**Exercise goal**
Every line below that contains the word "noexcept" must be copied.

**Data records**
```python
if not os.path.exists(LIB_PATH):
    raise ImportError(
        f"{LIB_PATH} is missing: build it with `python -c 'import __graft_entry__ as g; g.build()'` "
        "(hipcc --offload-arch=gfx950). ohm_amd has no CPU fallback.")

lib = C.CDLL(LIB_PATH)

OK = 0
ERR_INVALID_ARG, ERR_NO_DEVICE, ERR_CAPACITY, ERR_UNSUPPORTED, ERR_NOT_FOUND, ERR_INTERNAL, ERR_PEER = (-1, -2, -3, -4,
                                                                                                       -5, -6, -7)
MERGE_SHARED_ONLY, MERGE_FULL_UNION = 0, 1
# ... 172 lines not shown
    "ohmhip_map_sync": (C.c_int, [_vp]),
    "ohmhip_map_last_stats": (C.c_int, [_vp, C.POINTER(BatchStats)]),
    "ohmhip_map_region_count": (C.c_int, [_vp, C.POINTER(C.c_size_t)]),
    "ohmhip_map_regions": (C.c_int, [_vp, _vp, C.c_size_t, C.POINTER(C.c_size_t)]),
    "ohmhip_map_dirty_regions": (C.c_int, [_vp, _vp, C.c_size_t, C.POINTER(C.c_size_t)]),
    "ohmhip_map_clear_dirty": (C.c_int, [_vp]),
    "ohmhip_map_read_regions": (C.c_int, [_vp, C.c_int, _vp, C.c_size_t, _vp]),
    "ohmhip_map_write_regions": (C.c_int, [_vp, C.c_int, _vp, C.c_size_t, _vp]),
    "ohmhip_map_clear": (C.c_int, [_vp]),
    "ohmhip_map_remove_regions": (C.c_int, [_vp, _vp, C.c_size_t, C.POINTER(C.c_size_t)]),
    "ohmhip_transform_samples": (C.c_int, [_vp, _vp, _vp, C.c_uint32, _vp, _vp, C.c_uint32, C.c_double, _vp, _vp,
                                           C.POINTER(C.c_uint32)]),
    "ohmhip_pattern_create": (C.c_int, [_vp, C.c_size_t, C.POINTER(_vp)]),
    "ohmhip_pattern_destroy": (C.c_int, [_vp]),
    "ohmhip_pattern_ray_count": (C.c_int, [_vp, C.POINTER(C.c_size_t)]),
    "ohmhip_pattern_build_rays": (C.c_int, [_vp, _vp, C.c_size_t, C.c_int, C.c_double, _vp]),
    "ohmhip_pattern_last_rays": (C.c_int, [_vp, _vp, C.POINTER(C.c_size_t)]),
    "ohmhip_map_apply_pattern": (C.c_int, [_vp, _vp, _vp, C.c_size_t, C.c_int, C.c_double, C.c_float, C.c_uint,
                                           C.POINTER(C.c_size_t)]),
    "ohmhip_map_can_copy": (C.c_int, [_vp, _vp]),
    "ohmhip_map_copy": (C.c_int, [_vp, _vp, C.POINTER(CopyParams), C.POINTER(CopyStats)]),
    "ohmhip_map_compare": (C.c_int, [_vp, _vp, C.POINTER(CompareParams), C.c_uint64, _vp, C.c_uint64, _vp,
                                     C.POINTER(CompareResult)]),
    "ohmhip_map_compare_device": (C.c_int, [_vp, _vp, C.POINTER(CompareParams), C.c_uint64, _vp, C.c_uint64, _vp, _vp]),
    "ohmhip_map_batch_timings": (C.c_int, [_vp, C.c_uint32, C.POINTER(C.c_float)]),
    "ohmhip_comm_exchange_side": (C.c_int, [_vp, _vp, _vp, _vp, _vp, C.c_uint32, _vp]),
    "ohmhip_gather_rows": (C.c_int, [_vp, _vp, C.c_size_t, C.c_uint32, _vp, _vp]),
    "ohmhip_map_reserve_rays": (C.c_int, [_vp, C.c_size_t]),
    "ohmhip_map_set_first_ray_time": (C.c_int, [_vp, C.c_double]),
    "ohmhip_map_first_ray_time": (C.c_int, [_vp, C.POINTER(C.c_double)]),
    "ohmhip_map_set_phase_timing": (C.c_int, [_vp, C.c_int]),
    "ohmhip_map_batches_launched": (C.c_int, [_vp, C.POINTER(C.c_uint64)]),
    "ohmhip_map_pipeline_counts": (C.c_int, [_vp, C.POINTER(C.c_uint64), C.POINTER(C.c_uint64)]),
    "ohmhip_map_rays_beyond_tiles": (C.c_int, [_vp, C.POINTER(C.c_uint64)]),
    "ohmhip_map_line_keys": (C.c_int, [_vp, _vp, C.c_size_t, C.c_uint32, _vp, _vp]),
    "ohmhip_map_rays_query": (C.c_int, [_vp, _vp, C.c_size_t, C.c_double, _vp, _vp, _vp, _vp]),
    "ohmhip_map_rays_query_device": (C.c_int, [_vp, _vp, C.c_size_t, C.c_double, _vp, _vp, _vp, _vp]),
    "ohmhip_map_clearance_regions": (C.c_int, [_vp, _vp, C.c_size_t, _vp, _vp]),
    "ohmhip_map_clearance_regions_device": (C.c_int, [_vp, _vp, C.c_size_t, _vp, _vp]),
    "ohmhip_map_clearance_keys": (C.c_int, [_vp, _vp, C.c_size_t, _vp, _vp]),
    "ohmhip_map_clearance_stale_regions": (C.c_int, [_vp, _vp, _vp, C.c_size_t, C.POINTER(C.c_size_t)]),
    "ohmhip_map_clearance_update": (C.c_int, [_vp, _vp, C.c_size_t, C.POINTER(C.c_size_t), C.POINTER(C.c_size_t)]),
    "ohmhip_map_clearance_update_regions": (C.c_int, [_vp, _vp, C.c_size_t, _vp, C.c_int, C.POINTER(C.c_size_t)]),
    "ohmhip_map_heightmap_extents": (C.c_int, [_vp, C.POINTER(HeightmapParams), C.POINTER(HeightmapExtents)]),
    "ohmhip_map_heightmap": (C.c_int, [_vp, C.POINTER(HeightmapParams), _vp, _vp, _vp, _vp, C.POINTER(C.c_uint64),
                                       C.POINTER(C.c_uint64)]),
    "ohmhip_map_heightmap_device": (C.c_int, [_vp, C.POINTER(HeightmapParams), _vp, _vp, _vp, _vp, _vp]),
    "ohmhip_map_heightmap_fill_extents": (C.c_int, [_vp, C.POINTER(HeightmapParams), C.POINTER(HeightmapExtents)]),
    "ohmhip_map_heightmap_fill": (C.c_int, [_vp, C.POINTER(HeightmapParams), _vp, _vp, _vp, _vp, _vp, C.c_uint64,
                                            C.POINTER(HeightmapFillStats)]),
    "ohmhip_map_heightmap_fill_device": (C.c_int, [_vp, C.POINTER(HeightmapParams), _vp, _vp, _vp, _vp, _vp, C.c_uint64,
                                                   C.POINTER(HeightmapFillStats)]),
    "ohmhip_map_cloud_count": (C.c_int, [_vp, C.POINTER(CloudParams), C.POINTER(C.c_uint64)]),
    "ohmhip_map_cloud": (C.c_int, [_vp, C.POINTER(CloudParams), C.c_uint64, _vp, _vp, _vp, C.POINTER(C.c_uint64)]),
    "ohmhip_map_cloud_device": (C.c_int, [_vp, C.POINTER(CloudParams), C.c_uint64, _vp, _vp, _vp, _vp]),
    "ohmhip_map_nearest_neighbours": (C.c_int, [_vp, _vp, C.c_size_t, C.POINTER(NeighboursParams), C.c_uint64, _vp, _vp,
                                                _vp, C.POINTER(C.c_uint64)]),
    "ohmhip_map_nearest_neighbours_device": (C.c_int, [_vp, _vp, C.c_size_t, C.POINTER(NeighboursParams), C.c_uint64,
                                                       _vp, _vp, _vp, _vp]),
    "ohmhip_map_voxel_keys": (C.c_int, [_vp, _vp, C.c_size_t, _vp]),
    "ohmhip_map_read_voxels": (C.c_int, [_vp, C.c_int, _vp, C.c_size_t, _vp, _vp]),
    "ohmhip_map_read_voxels_device": (C.c_int, [_vp, C.c_int, _vp, C.c_size_t, _vp, _vp]),
    "ohmhip_map_filter_points": (C.c_int, [_vp, _vp, C.c_uint64, C.POINTER(PointFilterParams), C.c_uint64, _vp, _vp, _vp,
                                           _vp, C.POINTER(C.c_uint64)]),
    "ohmhip_map_filter_points_device": (C.c_int, [_vp, _vp, C.c_uint64, C.c_uint64, C.POINTER(PointFilterParams),
                                                  C.c_uint64, _vp, _vp, _vp, _vp, _vp]),
# ... 46 lines not shown
```

### ohm_amd/csrc/batch_run.h

```cpp
#ifndef OHMHIP_BATCH_RUN_H
#define OHMHIP_BATCH_RUN_H

namespace
{
struct BatchRun
{
  ohmhip_map_t m;
  const double *d_rays;
  const float *d_intensities;
  const double *d_timestamps;
  uint32_t n_rays;
  unsigned ray_flags;
  hipStream_t s, f;
  const Event *tev;
  uint32_t ring;
  uint32_t next_info_index = 0;
  bool info_clean = false;
  uint32_t ray_blocks = 0, bin_rays_per_block = 0, bin_threads = 0, bin_blocks = 0, bin_tab_mask = 0;
  uint32_t batch_chunk_segments = 0;
  int mode = 0;
  bool stop_mode = false, occupancy_mode = false, ndt_mode = false, tsdf_mode = false;
  bool occ_inline = false;
  int ray_shift = 0;
  SecondaryLayers sec;
// ... 73 lines not shown
    }
    if (occupancy_mode)
    {
      OHMHIP_CHECK(m->hit_keys_a.ensure(sizeof(unsigned long long) * size_t(n_rays), false, s));
      OHMHIP_CHECK(m->hit_keys_b.ensure(sizeof(unsigned long long) * size_t(n_rays), false, s));
      OHMHIP_CHECK(m->interval_counts.ensure(sizeof(uint32_t) * size_t(n_rays), true, s));
      size_t sort_bytes = 0;
      OHMHIP_CHECK(rocprim::radix_sort_keys<SortConfig>(nullptr, sort_bytes, static_cast<unsigned long long *>(m->hit_keys_a.ptr),
                                            static_cast<unsigned long long *>(m->hit_keys_b.ptr), size_t(n_rays),
                                            kHitRayBits, sortEndBit(m), s));
      OHMHIP_CHECK(m->sort_temp.ensure(sort_bytes, false, s));
    }
    return OHMHIP_OK;
  }

  uint32_t *binMask() const { return occupancy_mode ? nullptr : m->pool.d_hit_mask.get(); }

  void launchBin(bool bucket, uint32_t seg_capacity, unsigned long long *hit_keys, hipStream_t stream)
  {
    const auto pow2 = [](int v) { return (v & (v - 1)) == 0; };
    const bool plain = m->mc.owner_world <= 1u && pow2(m->mc.dim[0]) && pow2(m->mc.dim[1]) && pow2(m->mc.dim[2]);
    const bool small = bin_tab_mask < kLtabSmall;
    const auto kernel = small ? (plain ? k_ray_bin<kLtabSmall, true> : k_ray_bin<kLtabSmall, false>) :
                                (plain ? k_ray_bin<kLtabSize, true> : k_ray_bin<kLtabSize, false>);
    hipExtLaunchKernelGGL(kernel, dim3(bin_blocks), dim3(bin_threads), 0, stream, nullptr, tev[1], 0, m->mc,
                          regionTable(m), batchScratch(m), static_cast<const RayWalk *>(batchWalks(m).ptr), n_rays,
                          static_cast<Segment *>(m->segments.ptr), seg_capacity, hit_keys, binMask(), ray_shift,
                          bucket ? 1 : 0, bin_rays_per_block, bin_tab_mask);
    mark(1);
    m->tev_pre_walk[ring] = 1;
    m->bin_done_event = tev[1];
  }

  void launchRegionSort(uint32_t dense)
  {
    const unsigned long long *in = static_cast<const unsigned long long *>(m->hit_keys_a.ptr);
    unsigned long long *out = static_cast<unsigned long long *>(m->hit_keys_b.ptr);
    const bool need_dense = kSortSmallHits == 0 || dense > kSortSmallHits;
    if (need_dense)
    {
      hipExtLaunchKernelGGL((k_sort_region_hits<kSortRegionHits, kSortThreads>), dim3(2 * m->walk_workgroups),
                            dim3(kSortThreads), 0, s, nullptr, kSortSmallHits ? nullptr : tev[2].handle, 0, regionTable(m),
                            batchScratch(m), in, out, m->mc.region_voxels, kSortSmallHits, m->pool.d_hit_mask.get());
    }
    if (kSortSmallHits)
    {
      hipExtLaunchKernelGGL((k_sort_region_hits<kSortSmallHits ? kSortSmallHits : 64u, kSortSmallThreads>),
                            dim3(8 * m->walk_workgroups), dim3(kSortSmallThreads), 0, s, nullptr, tev[2], 0,
                            regionTable(m), batchScratch(m), in, out, m->mc.region_voxels, 0u, m->pool.d_hit_mask.get());
    }
    sort_covers = need_dense ? kSortRegionHits : kSortSmallHits;
    mark(2);
    m->tev_pre_walk[ring] = 2;
  }

  void launchDenseSort()
  {
    hipExtLaunchKernelGGL((k_sort_region_hits<kSortRegionHits, kSortThreads>), dim3(2 * m->walk_workgroups),
                          dim3(kSortThreads), 0, s, nullptr, tev[2], 0, regionTable(m), batchScratch(m),
                          static_cast<const unsigned long long *>(m->hit_keys_a.ptr),
                          static_cast<unsigned long long *>(m->hit_keys_b.ptr), m->mc.region_voxels, kSortSmallHits,
                          m->pool.d_hit_mask.get());
    sort_covers = kSortRegionHits;
  }

  int frontHalf()
  {
    if (m->batch_done_event[m->parity])
    {
      OHMHIP_CHECK(hipStreamWaitEvent(f, m->batch_done_event[m->parity], 0));
    }
    if (m->bin_done_event)
    {
      OHMHIP_CHECK(hipStreamWaitEvent(f, m->bin_done_event, 0));
    }
    if (attempt > 0 || !info_clean)
    {
      OHMHIP_CHECK(hipMemsetAsync(m->d_info + m->info_index, 0, sizeof(BatchInfo), f));
    }
    if (m->phase_timing)
    {
      OHMHIP_CHECK(hipEventRecord(tev[0], f));
      mark(0);
    }
    if (bin_tab_mask < kLtabSmall)
    {
      hipLaunchKernelGGL(k_ray_setup<kLtabSmall>, dim3(bin_blocks), dim3(bin_threads), 0, f, m->mc, regionTable(m),
                         batchScratch(m), d_rays, n_rays, ray_flags, static_cast<RayWalk *>(batchWalks(m).ptr),
                         bin_rays_per_block, bin_tab_mask);
    }
    else
    {
      hipLaunchKernelGGL(k_ray_setup<kLtabSize>, dim3(bin_blocks), dim3(bin_threads), 0, f, m->mc, regionTable(m),
                         batchScratch(m), d_rays, n_rays, ray_flags, static_cast<RayWalk *>(batchWalks(m).ptr),
                         bin_rays_per_block, bin_tab_mask);
// ... 623 lines not shown
```

### ohm_amd/csrc/map_state.h

```cpp
#ifndef OHMHIP_MAP_STATE_H
#define OHMHIP_MAP_STATE_H

namespace
{
const size_t kLayerBytes[OHMHIP_LID_COUNT] = { 4, 8, 24, 4, 4, 4, 8, 8, 8, 4 };

inline uint32_t layerClearWord(int l)
{
  return (l == OHMHIP_LID_OCCUPANCY) ? 0x7f800000u : (l == OHMHIP_LID_CLEARANCE) ? 0xbf800000u : 0u;
}


struct DevBuf
{
  void *ptr = nullptr;
  size_t bytes = 0;

  DevBuf() = default;
  DevBuf(DevBuf &&o) noexcept : ptr(o.ptr), bytes(o.bytes) { o.ptr = nullptr, o.bytes = 0; }
  DevBuf &operator=(DevBuf &&o) noexcept
  {
    if (this != &o)
    {
      release();
// ... 314 lines not shown
    DevBuf clear_regions, clear_keys, clear_out, clear_mask;
    DevBuf hm_winner, hm_rec_occ, hm_rec_vox, hm_rec_mean, hm_counts, hm_out_occ, hm_out_vox, hm_out_mean, hm_out_col;
    DevBuf hmf_grid, hmf_queue, hmf_ground, hmf_rec_cell, hmf_keys_a, hmf_keys_b, hmf_accept, hmf_accept_at, hmf_temp, hmf_log;
    PinnedBuf<uint32_t> hmf_next;
    DevBuf cloud_chunks, cloud_pos, cloud_keys, cloud_values;
    ScanScratch cloud_scan;
    DevBuf nn_chunks, nn_chunk_begin, nn_near, nn_best, nn_query_counts, nn_query_best, nn_keys, nn_ranges;
    ScanScratch nn_scan, nn_query_scan;
    DevBuf rv_keys, rv_values, rv_present;
    DevBuf pf_points, pf_status, pf_values, pf_keys, pf_kept;
    ScanScratch pf_scan;
    PinnedBuf<char> pf_staging;
    DevBuf compare_chunks, compare_records, compare_keys, compare_missing, compare_result;
    ScanScratch compare_scan;
  } query;
  struct ClearanceLayerState
  {
    struct Region
    {
      uint32_t changed = 0;
      uint32_t written = 0;
      uint32_t params = 0;
    };
    std::unordered_map<uint64_t, Region> regions;
    uint32_t epoch = 0;
    std::vector<ohmhip_clearance_params> param_sets;
    DevBuf table_keys, table_changed, present, written, stale;
  } clearance_layer;
  DevArray<uint32_t> d_event_count;
  uint32_t walk_workgroups = 256;
  bool walk_half = false;
  uint32_t walkSlots() const { return walk_workgroups * (walk_half ? 2u : 1u); }
  DevArray<unsigned long long> d_dbg;
  double first_ray_time = -1.0;
  uint32_t event_demand = 0;
  uint32_t event_limit = 0;
  bool spec_bucket_ok = false;
  uint32_t spec_max_region_hits = 0;
  double segments_per_ray = 10.0;
  uint32_t bin_rays_per_block = kBinRaysPerBlock;
  uint32_t min_chunk_segments = 2048;
  uint32_t chunk_segments = kChunkSegments;
  unsigned debug_flags = 0;
  int refill_min_idle = kRefillMinIdle;
  PinnedBuf<void> h_stage;
  size_t h_stage_bytes = 0;

  struct RaySlot
  {
    PinnedBuf<char> h;
    size_t capacity = 0;
    DevBuf d_rays, d_times, d_intens, d_fflags;
    Event uploaded;
    Event done;
    bool in_flight = false;
    bool rays_uploaded = false;
  } ray_slots[2];
  std::unique_ptr<StagePool> stage_pool;
  bool async_launch = false;
  std::unique_ptr<StagePool> launch_thread;
  bool launch_busy = false;
  int launch_result = OHMHIP_OK;
  int fill_slot = 0;
  size_t pending_rays = 0;
  size_t pending_calls = 0;
  unsigned pending_flags = 0;
// ... 124 lines not shown
```

### ohm_amd/csrc/ohmhip_map.hip

```cpp
#include <cstring>
#include <string.h>

#include "apply_kernels.h"
#include "batch_scratch.h"
#include "pool_kernels.h"
#include "ray_front_kernels.h"
#include "region_table.h"
#include "sample_sort_kernels.h"
#include "walk_kernel.h"
#include "replay_kernels.h"
#include "traversal_kernels.h"
#include "query_kernels.h"
#include "clearance_kernels.h"
#include "heightmap_kernels.h"
#include "heightmap_fill_kernels.h"
#include "cloud_kernels.h"
#include "neighbours_kernels.h"
#include "point_filter_kernels.h"
#include "copy_kernels.h"
#include "compare_kernels.h"

#include <rocprim/rocprim.hpp>

#include <algorithm>
// ... 139 lines not shown
    mc.fix_scale = double(kFixMaxDelta) / (1.01 * diagonal);
    mc.fix_margin = 2u * uint32_t(std::max(mc.dim[0], std::max(mc.dim[1], mc.dim[2]))) + 8u;
  }
  applyValueConfig(m);

  if (hipGetDevice(&m->device) != hipSuccess)
  {
    return OHMHIP_ERR_NO_DEVICE;
  }
  OHMHIP_CHECK(m->stream.create());
  OHMHIP_CHECK(m->copy_stream.create());
  OHMHIP_CHECK(m->front_stream.create());
  for (auto &e : m->ev)
  {
    OHMHIP_CHECK(e.create());
  }
  for (auto &set : m->tev)
  {
    for (auto &e : set)
    {
      OHMHIP_CHECK(e.create());
    }
  }
  for (auto &sl : m->ray_slots)
  {
    OHMHIP_CHECK(sl.uploaded.create(hipEventDisableTiming));
    OHMHIP_CHECK(sl.done.create(hipEventDisableTiming));
  }
  OHMHIP_CHECK(m->d_n_slots.alloc(sizeof(uint32_t)));
  OHMHIP_CHECK(m->d_info.alloc(3 * sizeof(BatchInfo)));
  OHMHIP_CHECK(m->d_event_count.alloc(8 * sizeof(uint32_t)));
  OHMHIP_CHECK(m->d_dbg.alloc(kDbgWords * sizeof(unsigned long long)));
  (void)hipMemset(m->d_dbg, 0, kDbgWords * sizeof(unsigned long long));
  OHMHIP_CHECK(m->h_info.alloc(2 * sizeof(BatchInfo), hipHostMallocMapped | hipHostMallocCoherent));
  std::memset(m->h_info, 0, 2 * sizeof(BatchInfo));
  OHMHIP_CHECK(m->h_passed.alloc(64, hipHostMallocMapped | hipHostMallocCoherent));
  OHMHIP_CHECK(m->ev_passed.create(hipEventDisableTiming));

  uint32_t capacity = m->config.region_capacity;
  if (capacity == 0)
  {
    const uint64_t budget = m->config.gpu_mem_size ? m->config.gpu_mem_size : (uint64_t(4) << 30);
    capacity = uint32_t(std::max<uint64_t>(64, budget / bytesPerRegionAllLayers(m->config, mc.region_voxels)));
  }
  capacity = std::min<uint32_t>(capacity, kMaxRegionSlots);
  OHMHIP_CHECK(allocPool(m, capacity, 0));
  {
    int device = 0, cus = 0;
    if (hipGetDevice(&device) == hipSuccess &&
        hipDeviceGetAttribute(&cus, hipDeviceAttributeMultiprocessorCount, device) == hipSuccess && cus > 0)
    {
      m->walk_workgroups = uint32_t(cus);
    }
  }
  if (const char *env = std::getenv("OHMHIP_CHUNK_SEGMENTS"))
  {
    m->chunk_segments = uint32_t(std::max(64, std::min(int(kMaxChunkSegments), std::atoi(env))));
  }
  if (const char *env = std::getenv("OHMHIP_EVENT_LIMIT"))
  {
    m->event_limit = uint32_t(std::max(0, std::atoi(env)));
  }
  if (const char *env = std::getenv("OHMHIP_WRITEBACK"))
  {
    m->writeback_off = std::atoi(env) == 0;
  }
  if (const char *env = std::getenv("OHMHIP_WRITEBACK_WGS"))
  {
    m->writeback_workgroups = uint32_t(std::max(1, std::min(4096, std::atoi(env))));
  }
  if (const char *env = std::getenv("OHMHIP_BIN_RAYS"))
  {
    m->bin_rays_per_block = uint32_t(std::max(128, std::min(int(kBinRaysPerBlock), std::atoi(env))));
  }
  if (const char *env = std::getenv("OHMHIP_MIN_CHUNK_SEGMENTS"))
  {
    m->min_chunk_segments = uint32_t(std::max(64, std::min(int(kMaxChunkSegments), std::atoi(env))));
  }
  if (const char *env = std::getenv("OHMHIP_EARLY_BIN"))
  {
    m->early_bin = std::atoi(env) != 0;
  }
  uint32_t half_voxels = uint32_t(WalkHalf::kTileVoxels) / 4u;
  if (const char *env = std::getenv("OHMHIP_WALK_HALF_VOXELS"))
  {
    half_voxels = uint32_t(std::max(0, std::min(int(WalkHalf::kTileVoxels), std::atoi(env))));
// ... 435 lines not shown
int ohmhip_map_batches_launched(ohmhip_map_t m, uint64_t *count)
try
{
  if (!m || !count)
  {
    return OHMHIP_ERR_INVALID_ARG;
  }
  if (m->launch_busy)
  {
    m->launch_thread->wait();
  }
  *count = m->batch_seq;
  return OHMHIP_OK;
}
OHMHIP_ABI_CATCH
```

**Output for this task**
  DevBuf(DevBuf &&o) noexcept : ptr(o.ptr), bytes(o.bytes) { o.ptr = nullptr, o.bytes = 0; }
  DevBuf &operator=(DevBuf &&o) noexcept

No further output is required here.